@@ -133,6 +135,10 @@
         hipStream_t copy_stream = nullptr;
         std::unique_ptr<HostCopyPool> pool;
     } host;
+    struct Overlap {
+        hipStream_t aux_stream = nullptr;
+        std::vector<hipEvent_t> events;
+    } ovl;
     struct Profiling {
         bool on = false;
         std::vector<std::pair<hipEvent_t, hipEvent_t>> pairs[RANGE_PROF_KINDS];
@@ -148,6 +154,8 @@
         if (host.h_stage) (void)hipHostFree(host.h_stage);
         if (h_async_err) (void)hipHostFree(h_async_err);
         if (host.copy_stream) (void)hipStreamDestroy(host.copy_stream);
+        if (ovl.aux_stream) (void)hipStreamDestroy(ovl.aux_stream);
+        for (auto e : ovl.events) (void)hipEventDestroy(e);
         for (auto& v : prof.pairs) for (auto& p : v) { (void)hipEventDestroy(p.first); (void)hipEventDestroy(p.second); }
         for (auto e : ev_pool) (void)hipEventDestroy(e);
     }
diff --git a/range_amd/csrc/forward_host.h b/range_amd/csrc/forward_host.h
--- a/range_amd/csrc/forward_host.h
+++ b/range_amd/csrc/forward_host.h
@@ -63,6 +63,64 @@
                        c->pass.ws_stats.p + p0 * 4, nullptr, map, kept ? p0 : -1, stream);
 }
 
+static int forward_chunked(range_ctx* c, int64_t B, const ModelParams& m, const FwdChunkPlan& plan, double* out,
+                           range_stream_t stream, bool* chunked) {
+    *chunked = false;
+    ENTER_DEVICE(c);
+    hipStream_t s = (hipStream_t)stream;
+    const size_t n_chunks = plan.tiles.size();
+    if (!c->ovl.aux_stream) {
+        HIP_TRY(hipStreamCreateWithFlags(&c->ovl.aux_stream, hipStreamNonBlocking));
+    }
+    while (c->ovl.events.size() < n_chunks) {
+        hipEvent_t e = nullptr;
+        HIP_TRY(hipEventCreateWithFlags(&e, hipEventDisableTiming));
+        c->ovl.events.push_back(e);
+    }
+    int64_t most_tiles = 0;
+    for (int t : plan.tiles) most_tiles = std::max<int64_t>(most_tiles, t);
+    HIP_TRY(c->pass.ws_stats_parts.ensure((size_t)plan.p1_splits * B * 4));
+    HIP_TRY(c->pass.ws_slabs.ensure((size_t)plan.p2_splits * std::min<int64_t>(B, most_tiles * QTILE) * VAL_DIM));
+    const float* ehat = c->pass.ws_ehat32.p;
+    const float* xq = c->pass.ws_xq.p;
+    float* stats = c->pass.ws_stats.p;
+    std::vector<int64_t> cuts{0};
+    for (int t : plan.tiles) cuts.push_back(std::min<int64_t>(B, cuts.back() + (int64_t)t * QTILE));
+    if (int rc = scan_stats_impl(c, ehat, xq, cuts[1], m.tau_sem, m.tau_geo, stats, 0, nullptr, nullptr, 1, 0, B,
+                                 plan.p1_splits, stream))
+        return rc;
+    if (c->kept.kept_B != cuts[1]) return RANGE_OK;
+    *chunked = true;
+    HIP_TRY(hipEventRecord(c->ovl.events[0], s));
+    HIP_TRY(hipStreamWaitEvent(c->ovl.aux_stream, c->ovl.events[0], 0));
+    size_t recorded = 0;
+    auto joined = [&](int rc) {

==

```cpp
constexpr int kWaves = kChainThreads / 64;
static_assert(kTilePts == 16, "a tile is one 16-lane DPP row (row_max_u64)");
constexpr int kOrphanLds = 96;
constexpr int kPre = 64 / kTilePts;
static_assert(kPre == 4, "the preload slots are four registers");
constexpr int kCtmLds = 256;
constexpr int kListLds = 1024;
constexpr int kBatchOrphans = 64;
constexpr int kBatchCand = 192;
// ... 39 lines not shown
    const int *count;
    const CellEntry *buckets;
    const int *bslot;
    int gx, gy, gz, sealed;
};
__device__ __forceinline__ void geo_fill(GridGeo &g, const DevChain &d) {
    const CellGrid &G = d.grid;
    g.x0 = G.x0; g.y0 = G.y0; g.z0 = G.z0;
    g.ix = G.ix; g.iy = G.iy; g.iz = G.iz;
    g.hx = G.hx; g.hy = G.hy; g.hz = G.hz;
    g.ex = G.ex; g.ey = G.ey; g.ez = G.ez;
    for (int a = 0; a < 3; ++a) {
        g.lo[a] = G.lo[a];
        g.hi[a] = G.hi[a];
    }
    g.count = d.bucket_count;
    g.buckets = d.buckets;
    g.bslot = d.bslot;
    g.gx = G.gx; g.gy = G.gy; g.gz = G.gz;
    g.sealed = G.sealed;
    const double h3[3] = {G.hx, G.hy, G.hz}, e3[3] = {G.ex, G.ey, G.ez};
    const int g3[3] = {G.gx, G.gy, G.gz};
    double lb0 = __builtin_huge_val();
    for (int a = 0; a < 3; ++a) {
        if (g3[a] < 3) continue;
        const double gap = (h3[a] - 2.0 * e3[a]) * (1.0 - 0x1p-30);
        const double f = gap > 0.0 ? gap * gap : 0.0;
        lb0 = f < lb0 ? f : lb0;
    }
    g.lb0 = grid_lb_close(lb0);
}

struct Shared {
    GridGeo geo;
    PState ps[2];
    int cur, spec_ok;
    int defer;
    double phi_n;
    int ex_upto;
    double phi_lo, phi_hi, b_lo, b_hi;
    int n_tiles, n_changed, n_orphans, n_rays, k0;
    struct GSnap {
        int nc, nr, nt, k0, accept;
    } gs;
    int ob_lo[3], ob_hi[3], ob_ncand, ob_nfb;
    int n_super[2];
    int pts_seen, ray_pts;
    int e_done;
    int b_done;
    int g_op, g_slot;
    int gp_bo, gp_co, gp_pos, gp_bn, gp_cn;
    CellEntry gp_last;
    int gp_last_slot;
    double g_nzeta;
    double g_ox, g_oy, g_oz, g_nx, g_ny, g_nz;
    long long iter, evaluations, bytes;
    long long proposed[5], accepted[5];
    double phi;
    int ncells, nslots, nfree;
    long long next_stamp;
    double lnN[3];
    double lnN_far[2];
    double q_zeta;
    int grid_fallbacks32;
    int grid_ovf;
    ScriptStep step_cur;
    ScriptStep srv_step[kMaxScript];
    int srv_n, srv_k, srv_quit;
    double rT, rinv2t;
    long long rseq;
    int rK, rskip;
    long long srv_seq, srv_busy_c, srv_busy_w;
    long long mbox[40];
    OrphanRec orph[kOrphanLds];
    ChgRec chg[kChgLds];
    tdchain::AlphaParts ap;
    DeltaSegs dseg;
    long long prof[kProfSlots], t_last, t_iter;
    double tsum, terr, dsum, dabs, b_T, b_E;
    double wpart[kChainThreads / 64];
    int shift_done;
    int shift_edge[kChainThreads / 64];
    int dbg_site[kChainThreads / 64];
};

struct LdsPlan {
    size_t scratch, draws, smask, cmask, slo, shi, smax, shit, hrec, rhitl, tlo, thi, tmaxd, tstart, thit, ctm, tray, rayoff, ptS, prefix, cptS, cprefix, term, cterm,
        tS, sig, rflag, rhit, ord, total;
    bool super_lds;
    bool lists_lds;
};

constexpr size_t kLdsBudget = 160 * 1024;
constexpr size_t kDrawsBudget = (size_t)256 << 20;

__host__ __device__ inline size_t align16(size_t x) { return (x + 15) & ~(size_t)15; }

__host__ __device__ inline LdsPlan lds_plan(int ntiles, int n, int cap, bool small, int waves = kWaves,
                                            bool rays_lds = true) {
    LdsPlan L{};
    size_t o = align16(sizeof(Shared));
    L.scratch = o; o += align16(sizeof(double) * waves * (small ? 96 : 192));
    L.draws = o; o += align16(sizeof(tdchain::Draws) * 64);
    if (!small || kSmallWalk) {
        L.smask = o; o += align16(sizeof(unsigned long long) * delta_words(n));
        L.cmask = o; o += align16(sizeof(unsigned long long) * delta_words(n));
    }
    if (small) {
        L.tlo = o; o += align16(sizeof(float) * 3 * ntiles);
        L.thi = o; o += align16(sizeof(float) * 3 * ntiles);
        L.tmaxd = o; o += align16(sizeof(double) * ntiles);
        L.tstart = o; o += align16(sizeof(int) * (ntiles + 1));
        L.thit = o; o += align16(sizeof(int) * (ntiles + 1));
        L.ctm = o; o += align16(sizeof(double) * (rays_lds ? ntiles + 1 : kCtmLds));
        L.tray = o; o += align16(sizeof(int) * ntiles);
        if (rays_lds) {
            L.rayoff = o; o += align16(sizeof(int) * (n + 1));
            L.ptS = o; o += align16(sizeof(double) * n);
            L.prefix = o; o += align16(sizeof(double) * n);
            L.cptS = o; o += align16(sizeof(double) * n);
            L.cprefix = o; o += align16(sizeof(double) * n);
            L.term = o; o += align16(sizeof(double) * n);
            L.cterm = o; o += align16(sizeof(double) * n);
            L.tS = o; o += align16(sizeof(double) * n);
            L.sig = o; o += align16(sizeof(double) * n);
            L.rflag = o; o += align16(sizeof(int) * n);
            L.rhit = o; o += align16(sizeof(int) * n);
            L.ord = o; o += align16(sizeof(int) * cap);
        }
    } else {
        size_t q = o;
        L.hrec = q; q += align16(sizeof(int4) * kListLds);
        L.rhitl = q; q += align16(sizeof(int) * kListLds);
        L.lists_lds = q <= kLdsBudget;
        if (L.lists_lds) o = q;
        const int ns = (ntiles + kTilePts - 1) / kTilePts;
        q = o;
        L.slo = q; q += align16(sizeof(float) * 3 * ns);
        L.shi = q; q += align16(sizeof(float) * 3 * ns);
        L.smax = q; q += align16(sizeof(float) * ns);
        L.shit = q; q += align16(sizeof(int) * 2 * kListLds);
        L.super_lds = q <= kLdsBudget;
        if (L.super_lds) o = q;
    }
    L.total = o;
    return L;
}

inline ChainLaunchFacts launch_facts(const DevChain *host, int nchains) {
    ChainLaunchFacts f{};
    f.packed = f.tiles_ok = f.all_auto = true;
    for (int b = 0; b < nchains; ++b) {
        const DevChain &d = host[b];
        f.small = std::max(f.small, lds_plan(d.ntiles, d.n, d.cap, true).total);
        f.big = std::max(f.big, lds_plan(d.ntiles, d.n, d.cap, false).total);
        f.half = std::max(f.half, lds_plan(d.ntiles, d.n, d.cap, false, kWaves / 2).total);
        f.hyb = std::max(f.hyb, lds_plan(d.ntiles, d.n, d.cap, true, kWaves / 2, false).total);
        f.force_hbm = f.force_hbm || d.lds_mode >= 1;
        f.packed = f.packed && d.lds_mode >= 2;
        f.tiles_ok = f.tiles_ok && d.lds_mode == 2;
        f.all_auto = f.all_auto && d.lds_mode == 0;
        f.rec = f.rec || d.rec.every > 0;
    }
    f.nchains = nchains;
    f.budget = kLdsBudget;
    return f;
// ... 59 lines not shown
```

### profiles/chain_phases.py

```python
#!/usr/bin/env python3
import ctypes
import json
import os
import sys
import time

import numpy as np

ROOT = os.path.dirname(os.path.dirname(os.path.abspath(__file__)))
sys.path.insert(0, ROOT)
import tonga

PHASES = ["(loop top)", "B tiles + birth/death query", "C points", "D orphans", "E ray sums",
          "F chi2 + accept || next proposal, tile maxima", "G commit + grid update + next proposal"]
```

* * *

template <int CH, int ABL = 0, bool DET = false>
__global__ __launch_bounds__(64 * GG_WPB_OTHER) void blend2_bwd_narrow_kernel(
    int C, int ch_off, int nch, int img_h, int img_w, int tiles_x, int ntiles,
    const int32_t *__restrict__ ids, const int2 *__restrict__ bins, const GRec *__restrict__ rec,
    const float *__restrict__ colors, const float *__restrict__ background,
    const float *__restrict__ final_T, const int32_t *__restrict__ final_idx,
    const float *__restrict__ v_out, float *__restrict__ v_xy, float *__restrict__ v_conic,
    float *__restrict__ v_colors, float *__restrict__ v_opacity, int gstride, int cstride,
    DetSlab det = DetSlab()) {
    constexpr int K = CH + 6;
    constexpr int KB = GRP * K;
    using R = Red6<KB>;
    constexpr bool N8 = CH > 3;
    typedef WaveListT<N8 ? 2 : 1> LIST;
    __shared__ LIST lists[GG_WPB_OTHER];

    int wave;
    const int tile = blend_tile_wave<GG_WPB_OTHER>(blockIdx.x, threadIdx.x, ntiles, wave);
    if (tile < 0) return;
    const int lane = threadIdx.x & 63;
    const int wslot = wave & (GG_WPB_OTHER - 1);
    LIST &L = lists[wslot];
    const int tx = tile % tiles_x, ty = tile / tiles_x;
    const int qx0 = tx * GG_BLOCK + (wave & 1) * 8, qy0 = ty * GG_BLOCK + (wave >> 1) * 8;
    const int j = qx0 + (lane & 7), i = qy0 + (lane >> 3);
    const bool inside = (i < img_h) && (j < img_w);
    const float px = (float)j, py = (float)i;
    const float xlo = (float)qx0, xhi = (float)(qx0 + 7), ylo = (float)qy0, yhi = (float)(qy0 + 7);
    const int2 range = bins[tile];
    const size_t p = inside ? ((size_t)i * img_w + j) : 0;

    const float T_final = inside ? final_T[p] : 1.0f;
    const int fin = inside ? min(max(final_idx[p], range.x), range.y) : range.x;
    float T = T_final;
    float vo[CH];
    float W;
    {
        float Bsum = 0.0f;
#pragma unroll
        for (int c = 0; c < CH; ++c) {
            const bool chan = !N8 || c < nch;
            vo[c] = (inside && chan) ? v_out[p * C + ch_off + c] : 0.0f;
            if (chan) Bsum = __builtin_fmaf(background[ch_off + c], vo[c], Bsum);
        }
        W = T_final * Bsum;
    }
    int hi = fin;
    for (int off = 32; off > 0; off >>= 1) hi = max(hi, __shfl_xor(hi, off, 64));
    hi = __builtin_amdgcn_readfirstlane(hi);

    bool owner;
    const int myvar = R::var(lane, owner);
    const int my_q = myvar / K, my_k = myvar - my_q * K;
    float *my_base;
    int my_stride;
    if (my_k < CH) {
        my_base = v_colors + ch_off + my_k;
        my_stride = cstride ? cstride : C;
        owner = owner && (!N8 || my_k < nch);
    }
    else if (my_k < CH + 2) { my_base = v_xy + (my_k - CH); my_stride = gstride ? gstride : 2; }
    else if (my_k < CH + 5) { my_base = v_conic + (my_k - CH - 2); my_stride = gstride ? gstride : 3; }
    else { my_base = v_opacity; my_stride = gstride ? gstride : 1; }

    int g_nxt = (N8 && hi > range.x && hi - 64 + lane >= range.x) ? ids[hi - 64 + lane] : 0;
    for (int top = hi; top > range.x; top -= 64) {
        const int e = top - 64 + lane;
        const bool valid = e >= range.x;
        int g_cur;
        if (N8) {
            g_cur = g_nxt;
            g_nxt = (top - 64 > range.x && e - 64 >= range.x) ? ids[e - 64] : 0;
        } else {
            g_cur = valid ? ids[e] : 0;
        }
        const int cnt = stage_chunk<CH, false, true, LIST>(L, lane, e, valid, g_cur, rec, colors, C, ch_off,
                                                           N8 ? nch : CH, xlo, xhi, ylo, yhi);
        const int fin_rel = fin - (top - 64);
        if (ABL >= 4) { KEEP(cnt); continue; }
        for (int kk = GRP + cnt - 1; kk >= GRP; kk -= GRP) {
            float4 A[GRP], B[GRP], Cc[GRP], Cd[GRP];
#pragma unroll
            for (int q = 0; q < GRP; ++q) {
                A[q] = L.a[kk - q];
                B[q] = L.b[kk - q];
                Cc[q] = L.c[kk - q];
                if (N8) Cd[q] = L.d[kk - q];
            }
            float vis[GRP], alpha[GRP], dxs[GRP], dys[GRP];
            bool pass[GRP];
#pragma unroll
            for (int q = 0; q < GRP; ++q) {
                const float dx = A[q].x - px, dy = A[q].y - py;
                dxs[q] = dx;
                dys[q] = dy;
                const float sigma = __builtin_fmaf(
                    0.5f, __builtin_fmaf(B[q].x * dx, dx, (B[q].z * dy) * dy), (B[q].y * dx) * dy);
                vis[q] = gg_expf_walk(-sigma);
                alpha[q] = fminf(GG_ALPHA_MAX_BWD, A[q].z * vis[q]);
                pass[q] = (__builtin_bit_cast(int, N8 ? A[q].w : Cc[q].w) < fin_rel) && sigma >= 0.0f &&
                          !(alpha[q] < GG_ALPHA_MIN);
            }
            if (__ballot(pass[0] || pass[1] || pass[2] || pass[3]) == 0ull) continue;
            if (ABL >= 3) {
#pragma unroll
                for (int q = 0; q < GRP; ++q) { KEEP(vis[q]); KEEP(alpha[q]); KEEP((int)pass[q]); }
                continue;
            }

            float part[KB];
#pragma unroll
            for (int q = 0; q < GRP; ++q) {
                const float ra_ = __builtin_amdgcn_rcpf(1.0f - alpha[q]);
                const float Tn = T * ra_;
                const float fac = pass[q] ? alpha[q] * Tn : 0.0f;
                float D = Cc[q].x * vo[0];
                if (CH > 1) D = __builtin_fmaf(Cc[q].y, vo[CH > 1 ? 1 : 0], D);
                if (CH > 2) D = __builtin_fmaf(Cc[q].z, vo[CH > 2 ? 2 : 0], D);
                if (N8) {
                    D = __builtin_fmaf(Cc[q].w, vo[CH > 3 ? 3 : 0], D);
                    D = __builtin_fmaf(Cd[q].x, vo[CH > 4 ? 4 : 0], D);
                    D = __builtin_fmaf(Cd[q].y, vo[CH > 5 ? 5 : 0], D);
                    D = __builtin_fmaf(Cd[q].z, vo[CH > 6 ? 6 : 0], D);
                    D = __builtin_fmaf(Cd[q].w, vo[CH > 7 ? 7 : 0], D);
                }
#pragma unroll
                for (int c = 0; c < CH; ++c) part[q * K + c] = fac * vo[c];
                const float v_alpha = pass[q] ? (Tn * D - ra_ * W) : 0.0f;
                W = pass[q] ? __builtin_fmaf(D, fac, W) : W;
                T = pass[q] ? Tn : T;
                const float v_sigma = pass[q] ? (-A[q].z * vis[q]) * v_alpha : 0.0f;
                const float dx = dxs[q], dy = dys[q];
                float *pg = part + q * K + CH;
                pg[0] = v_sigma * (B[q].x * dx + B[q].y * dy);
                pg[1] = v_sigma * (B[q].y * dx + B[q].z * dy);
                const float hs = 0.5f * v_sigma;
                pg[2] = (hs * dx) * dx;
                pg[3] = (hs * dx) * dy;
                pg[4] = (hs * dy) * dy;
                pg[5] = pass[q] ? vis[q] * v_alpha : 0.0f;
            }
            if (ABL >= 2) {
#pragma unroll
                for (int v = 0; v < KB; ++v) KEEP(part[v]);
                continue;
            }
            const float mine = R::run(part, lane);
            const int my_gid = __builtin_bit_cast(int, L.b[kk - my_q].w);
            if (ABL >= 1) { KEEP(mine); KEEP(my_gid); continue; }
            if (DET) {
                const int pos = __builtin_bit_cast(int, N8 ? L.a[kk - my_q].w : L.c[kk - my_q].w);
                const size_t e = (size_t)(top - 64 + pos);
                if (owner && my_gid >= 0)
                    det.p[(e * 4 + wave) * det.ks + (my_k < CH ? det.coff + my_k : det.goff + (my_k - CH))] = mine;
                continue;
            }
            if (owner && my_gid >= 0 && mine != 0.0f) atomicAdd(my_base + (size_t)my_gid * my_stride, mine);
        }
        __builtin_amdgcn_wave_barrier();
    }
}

• Aim of the task: Using the data above, return every line that contains the string "ensure".

• Answer section:
+    HIP_TRY(c->pass.ws_stats_parts.ensure((size_t)plan.p1_splits * B * 4));
+    HIP_TRY(c->pass.ws_slabs.ensure((size_t)plan.p2_splits * std::min<int64_t>(B, most_tiles * QTILE) * VAL_DIM));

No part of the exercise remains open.